Depuis les années 60, une nouvelle obsession a émergé : celle de la minceur. Prisonniers d'une image idéale, nous sommes souvent prêts à infliger à nos corps les pires tyrannies pour ressembler aux silhouettes des magazines, soumis aux diktats d'une mode impitoyable. Mincir est devenu une préoccupation partagée à l'échelle mondiale. La norme valorise la femme active, sportive, symbole d'émancipation. De leur côté, les hommes s'inquiètent de plus en plus de leur apparence, aspirant à un corps mince, musclé et hâlé, synonyme de réussite sociale et de séduction.
Les publicités véhiculent l'image d'un cadre dynamique, tonique et… mince.
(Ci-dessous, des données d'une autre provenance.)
namespace b2rl {
cudaError_t launch_critic_fused(const b2rl_update_args_t&, cudaStream_t);
cudaError_t launch_actor_fused(const b2rl_update_args_t&, cudaStream_t);
cudaError_t launch_alpha(const b2rl_update_args_t&, float, cudaStream_t);
cudaError_t launch_alpha_adam(float*, uint64_t*, int, float, const b2rl_agent_hp_t*, float, float*, cudaStream_t);
cudaError_t launch_predict(const b2rl_update_args_t&, const float*, int, int, float, uint64_t, float*, cudaStream_t);
cudaError_t launch_wgrad(const b2rl_update_args_t&, int, int, const b2rl_adam_args_t*, cudaStream_t, int skip_vec = 0);
cudaError_t launch_adam(const b2rl_adam_args_t&, cudaStream_t);
cudaError_t launch_sumsq(const float*, int64_t, int64_t, int64_t, int64_t, int, float*, float*, cudaStream_t);
cudaError_t launch_bump(uint64_t*, int, int, cudaStream_t);
cudaError_t launch_gather(const float*, int64_t, int64_t, b2rl_rowfmt_t, int, int, const int64_t*, int64_t*, float*,
                          uint64_t, uint64_t*, int, int, int, cudaStream_t);
cudaError_t launch_extend(float*, int64_t, int64_t, b2rl_rowfmt_t, const float*, int, cudaStream_t);
cudaError_t launch_publish(const float*, int, float*, uint64_t*, uint64_t*, cudaStream_t);
cudaError_t launch_extend_dev(float*, int64_t, int64_t, b2rl_rowfmt_t, const float*, int, int, uint64_t*, cudaStream_t);
int max_in_dim_critic();
int max_in_dim_actor();
cudaError_t init_critic();
// ... 332 lines not shown
                      "wide_critic_scalars");
}
int b2rl_wide_actor_loss(const float* q0, const float* q1, const float* logp, const float* log_alpha, int32_t td3, int32_t M,
                         float* dzq0, float* dzq1, float* part, const b2rl_stack_t* stack, void* stream) {
  if (int rc = check_stack(stack, "wide_actor_loss")) return rc;
  if (!q0 || !dzq0 || !part || M < 1 || (!td3 && (!q1 || !dzq1 || !logp || !log_alpha)))
    return fail(B2RL_E_INVALID, "wide_actor_loss: bad arguments");
  return check_launch(b2rl::launch_wide_actor_loss(q0, q1, logp, log_alpha, td3, M, dzq0, dzq1, part, make_stk(stack), (cudaStream_t)stream), "wide_actor_loss");
}
int b2rl_wide_dqda(const float* dz1, const float* w1a, int32_t A, int32_t M, float* dqda, const b2rl_stack_t* stack, void* stream) {
  if (int rc = check_stack(stack, "wide_dqda")) return rc;
  if (!dz1 || !w1a || !dqda || A < 1 || A > 32 || M < 1) return fail(B2RL_E_INVALID, "wide_dqda: bad arguments");
  return check_launch(b2rl::launch_wide_dqda(dz1, w1a, A, M, dqda, make_stk(stack), (cudaStream_t)stream), "wide_dqda");
}
int b2rl_wide_actor_head_bwd(const float* dqda0, const float* dqda1, const float* save, const float* min_ac,
                             const float* max_ac, const float* log_alpha, int32_t td3, int32_t A, int32_t M, float* du,
                             float* part_du, const b2rl_stack_t* stack, void* stream) {
  if (int rc = check_stack(stack, "wide_actor_head_bwd")) return rc;
  if (!dqda0 || !save || !min_ac || !max_ac || !du || !part_du || A < 1 || A > 32 || M < 1 || (!td3 && !log_alpha))
    return fail(B2RL_E_INVALID, "wide_actor_head_bwd: bad arguments");
  return check_launch(b2rl::launch_wide_actor_head_bwd(dqda0, dqda1, save, min_ac, max_ac, log_alpha, td3, A, M, du, part_du,
                                                       make_stk(stack), (cudaStream_t)stream), "wide_actor_head_bwd");
}
int b2rl_wide_actor_scalars(const float* part_s, const float* part_du, int32_t P, int32_t M, int32_t out_dim, int32_t td3,
                            const float* log_alpha, float* G, int64_t off_b3, float* out, const b2rl_stack_t* stack, void* stream) {
  if (int rc = check_stack(stack, "wide_actor_scalars")) return rc;
  if (!part_s || !part_du || !G || !out || P < 1 || M < 1 || out_dim < 1 || out_dim > B2RL_MAX_OUT)
    return fail(B2RL_E_INVALID, "wide_actor_scalars: bad arguments");
  return check_launch(b2rl::launch_wide_actor_scalars(part_s, part_du, P, M, out_dim, td3, log_alpha, G, off_b3, out, make_stk(stack), (cudaStream_t)stream),
                      "wide_actor_scalars");
}
int b2rl_wide_alpha_grad(const float* logp2, int32_t M, float targ_ent, float* alpha_state, const b2rl_stack_t* stack, void* stream) {
  if (int rc = check_stack(stack, "wide_alpha_grad")) return rc;
  if (!logp2 || !alpha_state || M < 1) return fail(B2RL_E_INVALID, "wide_alpha_grad: bad arguments");
  return check_launch(b2rl::launch_wide_alpha_grad(logp2, M, targ_ent, alpha_state, make_stk(stack), (cudaStream_t)stream), "wide_alpha_grad");
}
int64_t b2rl_tc_wgrad_scratch_floats(int32_t MA, int32_t Bn, int32_t n_agents) {
  if (MA < 1 || Bn < 1 || n_agents < 0) return -1;
  const int64_t per_agent = (int64_t)b2rl::tc_wgrad_splits(Bn, MA, n_agents > 0) * ((MA + 127) / 128 * 128) * B2RL_HID;
  return per_agent * (n_agents > 0 ? n_agents : 1);
}
int b2rl_tc_wgrad(const float* A, int64_t lda, int32_t a_cols, int32_t MA, const float* Bm, int32_t Bn, float* C, float* Ct,
                  float* scratch, int32_t x3, uint64_t* bump, const b2rl_stack_t* stack, void* stream) {
  if (int rc = check_stack(stack, "tc_wgrad")) return rc;
  if (!A || !Bm || !C || !scratch || MA < 1 || a_cols < MA || lda < a_cols || (lda & 3) || Bn < 1)
    return fail(B2RL_E_INVALID, "tc_wgrad: bad arguments");
  if (!aligned16(A) || !aligned16(Bm) || !aligned16(C) || !aligned16(scratch)) return fail(B2RL_E_INVALID, "tc_wgrad: 16-byte aligned tensors");
  if (Ct && (MA & 3)) return fail(B2RL_E_INVALID, "tc_wgrad: the transposed copy needs MA % 4 == 0");
  return check_launch(b2rl::launch_tc_wgrad(A, lda, a_cols, MA, Bm, Bn, C, Ct, scratch, x3, (unsigned long long*)bump, make_stk(stack),
                                            stack != nullptr, (cudaStream_t)stream), "tc_wgrad");
}
int b2rl_wgrad(const b2rl_update_args_t* a, int32_t actor_step, int32_t bump_counter, int32_t skip_vectors, void* stream) {
  if (int rc = check_update(a, actor_step != 0)) return rc;
  if (bump_counter < -1 || bump_counter > 3) return fail(B2RL_E_INVALID, "wgrad: bad bump_counter");
  return check_launch(b2rl::launch_wgrad(*a, actor_step != 0, bump_counter, nullptr, (cudaStream_t)stream, skip_vectors != 0), "wgrad");
}
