@@ -62,6 +62,20 @@
 		v = make_float4(e.x + w.x, e.y + w.y, e.z + w.z, e.w + w.w);
 	}
 	*(float4*)(out + row * d + c) = v;
+}
+
+__global__ void k_save_prefix(const float* cond, const int64_t* text, int Tt, int d, float* cond_out, int64_t* text_out) {
+	const int i = blockIdx.x * blockDim.x + threadIdx.x;
+	if (i < d) cond_out[i] = cond[i];
+	else if (i < d + Tt) text_out[i - d] = text[i - d];
+}
+
+__global__ __launch_bounds__(1024) void k_match_prefix(const float* cond, const int64_t* text, int Tt, int B, int d, const float* cond_saved, const int64_t* text_saved, int* match) {
+	int diff = 0;
+	for (int64_t i = threadIdx.x; i < (int64_t)B * d; i += blockDim.x) diff |= __float_as_uint(cond[i]) != __float_as_uint(cond_saved[i % d]);
+	for (int64_t i = threadIdx.x; i < (int64_t)B * Tt; i += blockDim.x) diff |= text[i] != text_saved[i % Tt];
+	diff = __syncthreads_or(diff);
+	if (threadIdx.x == 0) *match = diff ? 0 : 1;
 }
 
 __global__ void k_build_score_targets(const int64_t* text, int Tt, int stop_text, const int64_t* codes, int M, int stop_mel, int B, int64_t* tgt_text, int64_t* tgt_mel) {
@@ -113,7 +127,15 @@
 	WsBuf ws_score;
 	int B = 0, P = 0, k = 0, ready = 0;
 	int Pmax = 0;
-	~ttk_ar() { attn_pos_slot_release(pos_slot); }
+	int latent_prefix = 1;
+	int prefix_rows = 0;
+	const char* prefix_why = "the handle was never prefilled";
+	float* pfx_cond = nullptr; int64_t* pfx_text = nullptr;
+	int* pfx_match = nullptr;
+	~ttk_ar() {
+		attn_pos_slot_release(pos_slot);
+		if (pfx_match) (void)hipHostFree(pfx_match);
+	}
 };
 
 static int poison_scratch(ttk_ar* h, hipStream_t s) {
@@ -123,7 +145,7 @@
 	return TTK_OK;
 }
 
-static int dense_forward(ttk_ar* h, float* x, int B, int S, bool write_kv, hipStream_t s, int kv_row0 = 0, int kv_t0 = 0) {
+static int dense_forward(ttk_ar* h, float* x, int B, int S, bool write_kv, hipStream_t s, int kv_row0 = 0, int kv_t0 = 0, int pfx_rows = -1) {
 	const int d = h->cfg.model_dim, H = h->cfg.heads, dt = h->dt;
 	const int rows = B * S;
 	TTK_TRY(h->ws_a.reserve((size_t)rows * d * h->es));
@@ -143,7 +165,11 @@
 		AttnParams a = {};
 		a.qkv = h->ws_qkv.p; a.ld = 3 * d; a.q_off = 0; a.k_off = d; a.v_off = 2 * d; a.head_stride = 64;
 		a.out = h->ws_ao.p; a.ldo = d; a.nb = B; a.T = S; a.H = H; a.causal = 1; a.bias = nullptr; a.scale = 0.125f;
-		launch_attn_fwd(dt, a, s);
+		if (pfx_rows >= 0) {
+			const size_t layer = (size_t)l * h->kv_layer_stride * h->es;
+			const AttnPrefix pfx = {pfx_rows, (const char*)h->kc + layer, (const char*)h->vc + layer, (int64_t)h->cfg.max_ctx * 64, 0};
+			launch_attn_fwd(dt, a, s, 0, &pfx);
+		} else launch_attn_fwd(dt, a, s);
 		gemm_plain(dt, h->ws_ao.p, d, L.proj, rows, x, x, 1, s);
 		launch_layernorm(dt, x, d, rows, d, L.ln2_g, L.ln2_b, nullptr, nullptr, h->ws_a.p, d, 0, s);
 		GemmParams fc = dense_gemm(h->ws_a.p, d, L.fc, rows, h->ws_h.p, 0);
@@ -245,6 +271,43 @@
 	return decode_launch(ctx, head, B, s);
 }
 
+static int latents_on_cached_prefix(ttk_ar* h, const float* cond, const int64_t* text, int Tt, const int64_t* codes, int M, int B, float* latents_out, hipStream_t s, int* taken) {
+	const ttk_ar_config& c = h->cfg;
+	const int d = c.model_dim;
+	*taken = 0;
+	const char* why = h->prefix_why;
+	if (!why && h->prefix_rows != Tt + 3) why = "the prefilled text has another length (Tt)";
+	if (!why && B > c.max_batch) why = "B exceeds the handle's max_batch";
+	if (!why) {
+		hipStreamCaptureStatus cs = hipStreamCaptureStatusNone;
+		if (hipStreamIsCapturing(s, &cs) != hipSuccess) { (void)hipGetLastError(); why = "the stream's capture status cannot be read"; }
+		else if (cs != hipStreamCaptureStatusNone) why = "the stream is being captured";
+	}
+	if (!why) {
+		*(volatile int*)h->pfx_match = 0;
+		hipLaunchKernelGGL(k_match_prefix, dim3(1), dim3(1024), 0, s, cond, text, Tt, B, d, h->pfx_cond, h->pfx_text, h->pfx_match);
+		TTK_HIP(hipStreamSynchronize(s));
+		if (!*(volatile int*)h->pfx_match) why = "a conditioning row or a text line is not the prefilled one";
+	}
+	if (why) {
+		TTK_REQUIRE(h->latent_prefix != 2, TTK_E_STATE, "ttk_ar_latents: TTK_AR_LATENT_PREFIX=require, but the prefix in the decode cache cannot be used: %s", why);
+		return TTK_OK;
+	}
+	const int P = Tt + 3, P0 = P & ~15, R = Tt + M + 5 - P0;
+	TTK_TRY(h->ws_x.reserve((size_t)B * R * d * sizeof(float)));
+	float* x = (float*)h->ws_x.p;
+	const int64_t total = (int64_t)B * R * (d / 4);
+	hipLaunchKernelGGL(k_build_latent_emb, dim3(grid_for(total)), dim3(256), 0, s, cond, text, Tt, codes, M, B, d,
+					   h->text_emb, h->text_pos, h->mel_emb, h->mel_pos, c.start_text_token, c.stop_text_token, c.start_mel_token, c.stop_mel_token, x, P0);
+	TTK_TRY(dense_forward(h, x, B, R, false, s, 0, 0, P0));
+	for (int b = 0; b < B; ++b)
+		launch_layernorm(h->dt, x + ((size_t)b * R + P - P0) * d, d, M, d, h->lnf_g, h->lnf_b, h->fn_g, h->fn_b, latents_out + (size_t)b * M * d, d, 1, s);
+	TTK_TRY(poison_scratch(h, s));
+	TTK_HIP(hipGetLastError());
+	*taken = 1;
+	return TTK_OK;
+}
+
 extern "C" {
 
 int ttk_ar_create(ttk_ar** out, const ttk_ar_config* cfg, const ttk_weight_view* w, int n_w) {
@@ -339,7 +402,13 @@
 		h->lnfold = el ? (atoi(el) != 0) : 1;
 		const char* eg = getenv("TTK_AR_LEAN");
 		h->lean = eg ? (atoi(eg) != 0) : 1;
-	}
+		const char* ex = getenv("TTK_AR_LATENT_PREFIX");
+		h->latent_prefix = !ex ? 1 : (strcmp(ex, "require") == 0 ? 2 : (atoi(ex) != 0));
+	}
+	TTK_TRY(h->arena.alloc((void**)&h->pfx_cond, (size_t)d * sizeof(float)));
+	TTK_TRY(h->arena.alloc((void**)&h->pfx_text, (size_t)cfg->max_text_seq_len * sizeof(int64_t)));
+	TTK_HIP(hipHostMalloc((void**)&h->pfx_match, sizeof(int), hipHostMallocDefault));
+	*h->pfx_match = 0;
 	hipError_t e = hipDeviceSynchronize();
 	if (e != hipSuccess) { set_error("ttk_ar_create: %s", hipGetErrorString(e)); return TTK_E_HIP; }
 	*out = h.release();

Dans notre société, le surpoids est souvent stigmatisé. Être en surpoids, c'est s'exposer au jugement, au mépris et au rejet. Les magazines affichent des mannequins longilignes, tandis que les médias glorifient le corps svelte, symbole d'un bien-être idéal. Sous cette pression extérieure, nous nous laissons entraîner dans des régimes amaigrissants souvent déséquilibrés, testant des remèdes miracles au prix de sacrifices excessifs. Or, ces privations sont non seulement frustrantes, mais également néfastes pour notre santé. Ne pouvant maintenir une restriction constante, nous perdons le contrôle et sombrons dans une alimentation anarchique, alternant entre régimes stricts et périodes de boulimie, oscillant ainsi entre le meilleur et le pire. Les kilos reviennent, comme si notre corps se vengeait d'avoir été privé.
Notre rapport à l'alimentation est ambivalent. Ce lien avec la nourriture est chargé d'émotions, souvent lié à des expériences précoces ancrées dans notre mémoire corporelle et notre inconscient. Dès notre naissance, la prise alimentaire nous fait vivre des expériences émotionnelles qui influencent notre schéma alimentaire. Le bébé, attiré par le plaisir du goût du lait sucré, ressent un bien-être physique, enveloppé dans les bras de sa mère. Ces instants sont gravés dans notre mémoire, et la consommation d'aliments savoureux est souvent associée à cette expérience de réconfort.
« Ma seule histoire d’amour est celle que j’entretiens avec la nourriture » dira S., boulimique. Manger est pour elle est bien plus qu’un acte de subsistance ; c'est un moyen de se rassurer, de se consoler, de se récompenser, de combler un vide.
Mincir est une quête personnelle qui engage notre corps et l'image que nous avons de nous-mêmes. Il existe souvent un décalage immense entre notre corps réel et celui que nous désirons. L'image corporelle est singulière et imprégnée de notre passé, de nos expériences et de nos acquis. Notre corps se modèle au gré des pratiques liées à notre histoire familiale, et notre perception de nous-mêmes est façonnée par l'amour et la valorisation reçus durant notre enfance.
Le passé est ce qu’il est, nous ne pouvons le changer mais nous avons le pouvoir de transformer notre vision de celui-ci et de nous-mêmes.
Notre corps réclame écoute et respect. Il nous faut tenir compte de ses besoins, mais aussi des désirs de notre psychisme pour être en accord avec notre être dans sa globalité.
Et si nous renoncions à des objectifs irréalistes pour prendre conscience de nos véritables besoins, en apprenant à les satisfaire autrement qu'à travers la nourriture ?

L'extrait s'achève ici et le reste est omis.